Would you filter the listing below so that only lines with the word "padh" remain?

__________________________________________________

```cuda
template <typename T, int N>
__device__ __forceinline__ void ils_block(uint64_t da, uint64_t db, int K16, int wg, uint32_t tile, uint32_t gstride, int g0, int ngroups,
                                          uint32_t eb, uint32_t es, uint32_t dummy, int lane) {
  float d[N / 2];
  wgmma_block<N>(d, da, db, K16);
  warpgroup_bar(wg);
  const int q = lane & 3, mrow = lane & 7, mat = lane >> 3;
#pragma unroll
  for (int cc = 0; cc < N / 16; ++cc) {
    const uint32_t co = (uint32_t)(cc * 16 + 2 * q) * 4u;
    const uint2 bA = lds64(eb + co), bB = lds64(eb + co + 32u), sA = lds64(es + co), sB = lds64(es + co + 32u);
    const float b0 = __uint_as_float(bA.x), b1 = __uint_as_float(bA.y), b2 = __uint_as_float(bB.x), b3 = __uint_as_float(bB.y);
    const float s0 = __uint_as_float(sA.x), s1 = __uint_as_float(sA.y), s2 = __uint_as_float(sB.x), s3 = __uint_as_float(sB.y);
    const float* r = d + 8 * cc;
    const uint32_t m0 = Pack<T>::from_f2(prelu_m1(r[0] + b0, s0), prelu_m1(r[1] + b1, s1));
    const uint32_t m1 = Pack<T>::from_f2(prelu_m1(r[2] + b0, s0), prelu_m1(r[3] + b1, s1));
    const uint32_t m2 = Pack<T>::from_f2(prelu_m1(r[4] + b2, s2), prelu_m1(r[5] + b3, s3));
    const uint32_t m3 = Pack<T>::from_f2(prelu_m1(r[6] + b2, s2), prelu_m1(r[7] + b3, s3));
    const int pg = g0 + (mat & 1);
    const uint32_t addr = pg < ngroups ? tile + (uint32_t)pg * gstride + (uint32_t)(cc * 16 + 8 * (mat >> 1) + mrow) * 16u
                                       : dummy + (uint32_t)(mat * 8 + mrow) * 16u;
    stsm_x4_trans(addr, m0, m1, m2, m3);
  }
}
template <typename T>
__device__ __forceinline__ void ils_block_n(int N, uint64_t da, uint64_t db, int K16, int wg, uint32_t tile, uint32_t gstride, int g0,
                                            int ngroups, uint32_t eb, uint32_t es, uint32_t dummy, int lane) {
// ... 26 lines not shown
  if (tid == 0) {
    for (int i = 0; i < 6; ++i) asm volatile("mbarrier.init.shared::cta.b64 [%0], 1;\n" ::"r"(BAR + 8 * i) : "memory");
    asm volatile("fence.mbarrier_init.release.cluster;\n" ::: "memory");
  }
  {
    uint16_t* wb = reinterpret_cast<uint16_t*>(gbase + A.off_wbh);
    const uint16_t* src = reinterpret_cast<const uint16_t*>(A.wh);
    for (int i = tid; i < NH * K16; i += nthreads) {
      const int n = i / K16, k = i - n * K16;
      wb[(((n >> 3) * (K16 >> 3) + (k >> 3)) * 8 + (n & 7)) * 8 + (k & 7)] = k < A.K8 ? src[n * A.K8 + k] : (uint16_t)0;
    }
    if (NL > 0) {
      wb = reinterpret_cast<uint16_t*>(gbase + A.off_wbl);
      src = reinterpret_cast<const uint16_t*>(A.wl);
      for (int i = tid; i < NL * K16; i += nthreads) {
        const int n = i / K16, k = i - n * K16;
        wb[(((n >> 3) * (K16 >> 3) + (k >> 3)) * 8 + (n & 7)) * 8 + (k & 7)] = k < A.K8 ? src[n * A.K8 + k] : (uint16_t)0;
      }
    }
    if (tid < 16) reinterpret_cast<uint32_t*>(gbase + A.off_zero)[tid] = 0u;
    if (kStem) {
      const int per = K16 - Chi, padh = per * 4 * GR, padl = per * 2 * GLR;
      for (int i = tid; i < 2 * padh + padl; i += nthreads) {
        const bool hb = i < 2 * padh;
        const int st = hb ? i / padh : 0, j = hb ? i - st * padh : i - 2 * padh, g_ = j / per, k_ = Chi + (j - g_ * per);
        sts128((hb ? XH + (uint32_t)st * (uint32_t)A.hi_stage_bytes + (uint32_t)(g_ * SH + k_) * 16u
                   : sbase + A.off_xlo + (uint32_t)(g_ * SL + k_) * 16u), make_uint4(0u, 0u, 0u, 0u));
      }
    }
    if (tid < kIlsMaxC) {
      float* ep = reinterpret_cast<float*>(gbase + A.off_epi);
      ep[tid] = A.bias_h[tid]; ep[kIlsMaxC + tid] = A.sm1_h[tid]; ep[2 * kIlsMaxC + tid] = A.bias_l[tid]; ep[3 * kIlsMaxC + tid] = A.sm1_l[tid];
    }
  }
  asm volatile("fence.proxy.async.shared::cta;\n" ::: "memory");
  __syncthreads();

  const int n_hi_tasks = Cho * gsn;
  const bool dw_hi = tid < n_hi_tasks;
  const int dwt = dw_hi ? tid : tid - n_hi_tasks;
  const int Gd = dw_hi ? gsn : gsn >> 1, Cd = dw_hi ? Cho : Clo, Sd = dw_hi ? SH : ST;
  const bool dw_live = dwt < Cd * Gd;
  const int dc = dw_live ? dwt / Gd : 0, dg = dw_live ? dwt - dc * Gd : 0;
  uint32_t w1[5], w2[5];
  float b1, s1, b2, s2;
  {
    const DwParams& P1 = dw_hi ? A.dw1h : A.dw1l;
    const DwParams& P2 = dw_hi ? A.dw2h : A.dw2l;
    float f1[10], f2[10];
#pragma unroll
    for (int i = 0; i < 9; ++i) {
      f1[i] = dw_live ? __ldg(P1.w + dc * 9 + i) : 0.f;
      f2[i] = dw_live ? __ldg(P2.w + dc * 9 + i) : 0.f;
    }
    f1[9] = f2[9] = 0.f;
#pragma unroll
    for (int i = 0; i < 5; ++i) { w1[i] = Pack<T>::from_f2(f1[2 * i], f1[2 * i + 1]); w2[i] = Pack<T>::from_f2(f2[2 * i], f2[2 * i + 1]); }
    b1 = dw_live ? __ldg(P1.b + dc) : 0.f; s1 = dw_live ? __ldg(P1.s + dc) - 1.f : 0.f;
    b2 = dw_live ? __ldg(P2.b + dc) : 0.f; s2 = dw_live ? __ldg(P2.s + dc) - 1.f : 0.f;
  }
  const int dw_rows = dw_hi ? 4 : 2;
  const int dHd = dw_hi ? H : Hl, dWd = dw_hi ? W : Wl;
  const uint32_t dw_off = (uint32_t)((dg + hl) * Sd + dc) * 16u, dw_rowstep = (uint32_t)((dw_hi ? GR : GLR) * Sd) * 16u;
  const int Gimg = dw_hi ? GH : GL;

  const int nbh = (4 * GR + 7) >> 3, nbl = NL > 0 ? (2 * GLR + 7) >> 3 : 0;
  const uint64_t db_h = gmma_desc(WBH, 128u, (uint32_t)(K16 >> 3) * 128u), db_l = gmma_desc(WBL, 128u, (uint32_t)(K16 >> 3) * 128u);
  const uint32_t hi_tx = (uint32_t)(64 * SH * GR), lo_tx = kStem ? (uint32_t)(A.BW * 4 * A.Ci * 4) : (uint32_t)(32 * SL * GLR);
  const uint32_t XLO = sbase + A.off_xlo;

  int ra = (int)((long long)blockIdx.x * A.total_chunks / gridDim.x);
  const int rb = (int)((long long)(blockIdx.x + 1) * A.total_chunks / gridDim.x);
  uint32_t hq = 0, lq = 0;

  while (ra < rb) {
    const int item = ra / cpi, ca = ra - item * cpi;
    const int n = item / A.ns, gs0 = (item - n * A.ns) * gsn;
    const int cb = (ca + (rb - ra)) < cpi ? (ca + (rb - ra)) : cpi;
    ra += cb - ca;
    const int c0 = ca > 0 ? ca - 1 : 0, c1 = cb < cpi ? cb : cpi - 1;
    const int cl0 = c0 > 0 ? c0 - 1 : 0, cl1 = c1 + 1 < cpi ? c1 + 1 : cpi - 1;
    const int out_lo = dw_hi ? 4 * ca : 2 * ca, out_hi = dw_hi ? 4 * cb : 2 * cb;
    const uint32_t hq0 = hq, lq0 = lq;
    hq += (uint32_t)(c1 - c0 + 1);
    lq += (uint32_t)(cl1 - cl0 + 1);
    auto hi_stage = [&](int c) { return XH + ((hq0 + (uint32_t)(c - c0)) & 1u) * (uint32_t)A.hi_stage_bytes; };
    auto lo_stage = [&](int cl) { return XL + ((lq0 + (uint32_t)(cl - cl0)) % 3u) * (uint32_t)A.lo_stage_bytes; };
    auto issue_hi = [&](int c) {
      const uint32_t q = hq0 + (uint32_t)(c - c0), bar = bar_h + 8 * (q & 1u);
      mbar_expect_tx_a(bar, hi_tx);
      tma_load_5d(hi_stage(c), &tmH, bar, 0, 0, gs0 - hl, 4 * c, n);
    };
    auto issue_lo = [&](int cl) {
      const uint32_t q = lq0 + (uint32_t)(cl - cl0), bar = bar_l + 8 * (q % 3u);
      mbar_expect_tx_a(bar, lo_tx);
      if (kStem) tma_load_4d_a(lo_stage(cl), &tmL, bar, 8 * (gs0 - hl) - 4, 4 * cl, 0, n);
      else tma_load_5d(lo_stage(cl), &tmL, bar, 0, 0, (gs0 >> 1) - hl, 2 * cl, n);
    };
    if (tid == 0) {
      asm volatile("fence.proxy.async.shared::cta;\n" ::: "memory");
      if (!kStem) {
        issue_hi(c0);
        if (c0 + 1 <= c1) issue_hi(c0 + 1);
      }
      for (int cl = cl0; cl <= cl1 && cl <= c0 + 1; ++cl) issue_lo(cl);
    }
    int lo_waited = 0;
    uint32_t t1w[2][6], t2w[2][5];
#pragma unroll
    for (int i = 0; i < 6; ++i) t1w[0][i] = t1w[1][i] = 0u;
#pragma unroll
    for (int i = 0; i < 5; ++i) t2w[0][i] = t2w[1][i] = 0u;
    const int gimg = (dw_hi ? gs0 : gs0 >> 1) + dg;
    const bool edgeL = gimg == 0, edgeR = gimg == Gimg - 1;
    const float mL = edgeL ? 0.f : 1.f, mR = edgeR ? 0.f : 1.f;
    uint16_t* ybase = reinterpret_cast<uint16_t*>(dw_hi ? A.yh : A.yl) + ((size_t)n * Cd + dc) * dHd * dWd + 8 * gimg;

    for (int c = c0; c <= c1; ++c) {
      {
        const uint32_t q = hq0 + (uint32_t)(c - c0);
        if (!kStem) mbar_wait_a(bar_h + 8 * (q & 1u), (q >> 1) & 1u);
        const int need = (c + 1 < cpi ? c + 1 : cpi - 1) - cl0 + 1;
        while (lo_waited < need) {
          const uint32_t ql = lq0 + (uint32_t)lo_waited;
          mbar_wait_a(bar_l + 8 * (ql % 3u), (ql / 3u) & 1u);
          ++lo_waited;
        }
      }
      const uint32_t xh = hi_stage(c), xl = kStem ? XLO : lo_stage(c);
      if (kStem) {
        const int Ci = A.Ci, BW = A.BW;
        const int n_hi = 4 * GR * Ci * 3, n_lo = Clo > 0 ? 2 * GLR * Ci * 3 : 0;
        for (int task = tid; task < n_hi + n_lo; task += nthreads) {
          const bool hb = task < n_hi;
          const int t = hb ? task : task - n_hi, Gt = hb ? GR : GLR;
          const int ck = t % (Ci * 3), rg = t / (Ci * 3);
          const int ci = ck / 3, ky = ck - ci * 3, r = rg / Gt, g = rg - r * Gt;
          float f[10];
          if (hb) {
            const int yy = 4 * c + r + ky - 1;
            if (yy >= 0 && yy < H) {
              const uint32_t a = lo_stage(yy >> 2) + (uint32_t)(((ci * 4 + (yy & 3)) * BW + 8 * g + 3) * 4);
              const uint4 m0 = lds128(a + 4u), m1 = lds128(a + 20u);
              f[0] = __uint_as_float(lds32(a)); f[9] = __uint_as_float(lds32(a + 36u));
              f[1] = __uint_as_float(m0.x); f[2] = __uint_as_float(m0.y); f[3] = __uint_as_float(m0.z); f[4] = __uint_as_float(m0.w);
              f[5] = __uint_as_float(m1.x); f[6] = __uint_as_float(m1.y); f[7] = __uint_as_float(m1.z); f[8] = __uint_as_float(m1.w);
            } else {
#pragma unroll
// ... 84 lines not shown
                return __byte_perm(Pack<T>::max2(u, __byte_perm(u, 0u, 0x1032)), Pack<T>::max2(v, __byte_perm(v, 0u, 0x1032)), 0x5410);
              };
              uint4 o;
              o.x = hmax(Pack<T>::max2(a0.x, c0_.x), Pack<T>::max2(a0.y, c0_.y));
              o.y = hmax(Pack<T>::max2(a0.z, c0_.z), Pack<T>::max2(a0.w, c0_.w));
              o.z = hmax(Pack<T>::max2(a1.x, c1_.x), Pack<T>::max2(a1.y, c1_.y));
              o.w = hmax(Pack<T>::max2(a1.z, c1_.z), Pack<T>::max2(a1.w, c1_.w));
              sts128(dst + (uint32_t)(lr * GLR * SL) * 16u, o);
            }
          }
        }
      }
      asm volatile("fence.proxy.async.shared::cta;\n" ::: "memory");
      __syncthreads();
      if (warp == nwarps - 1 && lane == 0) {
        asm volatile("fence.proxy.async.shared::cta;\n" ::: "memory");
        if (!kStem && c >= c0 + 1 && c + 1 <= c1) issue_hi(c + 1);
        if (c + 2 <= cl1) issue_lo(c + 2);
      }
      if (warp < (nwarps & ~3)) {
        const int wg = warp >> 2, qd = warp & 3, wgs = nwarps >> 2;
        for (int b = wg; b < nbh + nbl; b += wgs) {
          if (b < nbh)
            ils_block_n<T>(NH, gmma_desc(xh + (uint32_t)(b * 8 * SH) * 16u, 128u, (uint32_t)SH * 16u), db_h, K16, wg, xh, (uint32_t)SH * 16u,
                           b * 8 + qd * 2, 4 * GR, EPI, EPI + 256u, DUMMY, lane);
          else
            ils_block_n<T>(NL, gmma_desc(xl + (uint32_t)((b - nbh) * 8 * SL) * 16u, 128u, (uint32_t)SL * 16u), db_l, K16, wg, T1L,
                           (uint32_t)ST * 16u, (b - nbh) * 8 + qd * 2, 2 * GLR, EPI + 512u, EPI + 768u, DUMMY, lane);
        }
      }
      __syncthreads();
      if (dw_live) {
        const uint32_t t1b = (dw_hi ? xh : T1L) + dw_off;
        for (int rr = 0; rr < dw_rows; ++rr) {
          const int r = dw_rows * c + rr;
          const uint32_t p = t1b + (uint32_t)rr * dw_rowstep;
          uint32_t n1[6];
          const uint4 m = lds128(p);
          n1[0] = lds32(edgeL ? ZERO : p - (uint32_t)Sd * 16u + 12u);
          n1[1] = m.x; n1[2] = m.y; n1[3] = m.z; n1[4] = m.w;
          n1[5] = lds32(edgeR ? ZERO : p + (uint32_t)Sd * 16u);
          const int tr = r - 1, orow = r - 2;
          const bool make_t2 = tr >= 0 && tr >= out_lo - 1 && tr <= out_hi;
          const bool make_out = orow >= out_lo && orow < out_hi;
          ils_dw_push<T>(t1w, t2w, n1, w1, b1, s1, w2, b2, s2, make_t2, mL, mR, make_out, ybase + (size_t)orow * dWd);
        }
      }
    }
    if (cb == cpi && dw_live) {
      const uint32_t z[6] = {0u, 0u, 0u, 0u, 0u, 0u};
      for (int rr = 0; rr < 2; ++rr) {
        const int r = dHd + rr, tr = r - 1, orow = r - 2;
        ils_dw_push<T>(t1w, t2w, z, w1, b1, s1, w2, b2, s2, tr < dHd, mL, mR, orow >= out_lo, ybase + (size_t)orow * dWd);
      }
    }
    __syncthreads();
  }
}

}
```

__________________________________________________

Reply to the exercise ->
      const int per = K16 - Chi, padh = per * 4 * GR, padl = per * 2 * GLR;
      for (int i = tid; i < 2 * padh + padl; i += nthreads) {
        const bool hb = i < 2 * padh;
        const int st = hb ? i / padh : 0, j = hb ? i - st * padh : i - 2 * padh, g_ = j / per, k_ = Chi + (j - g_ * per);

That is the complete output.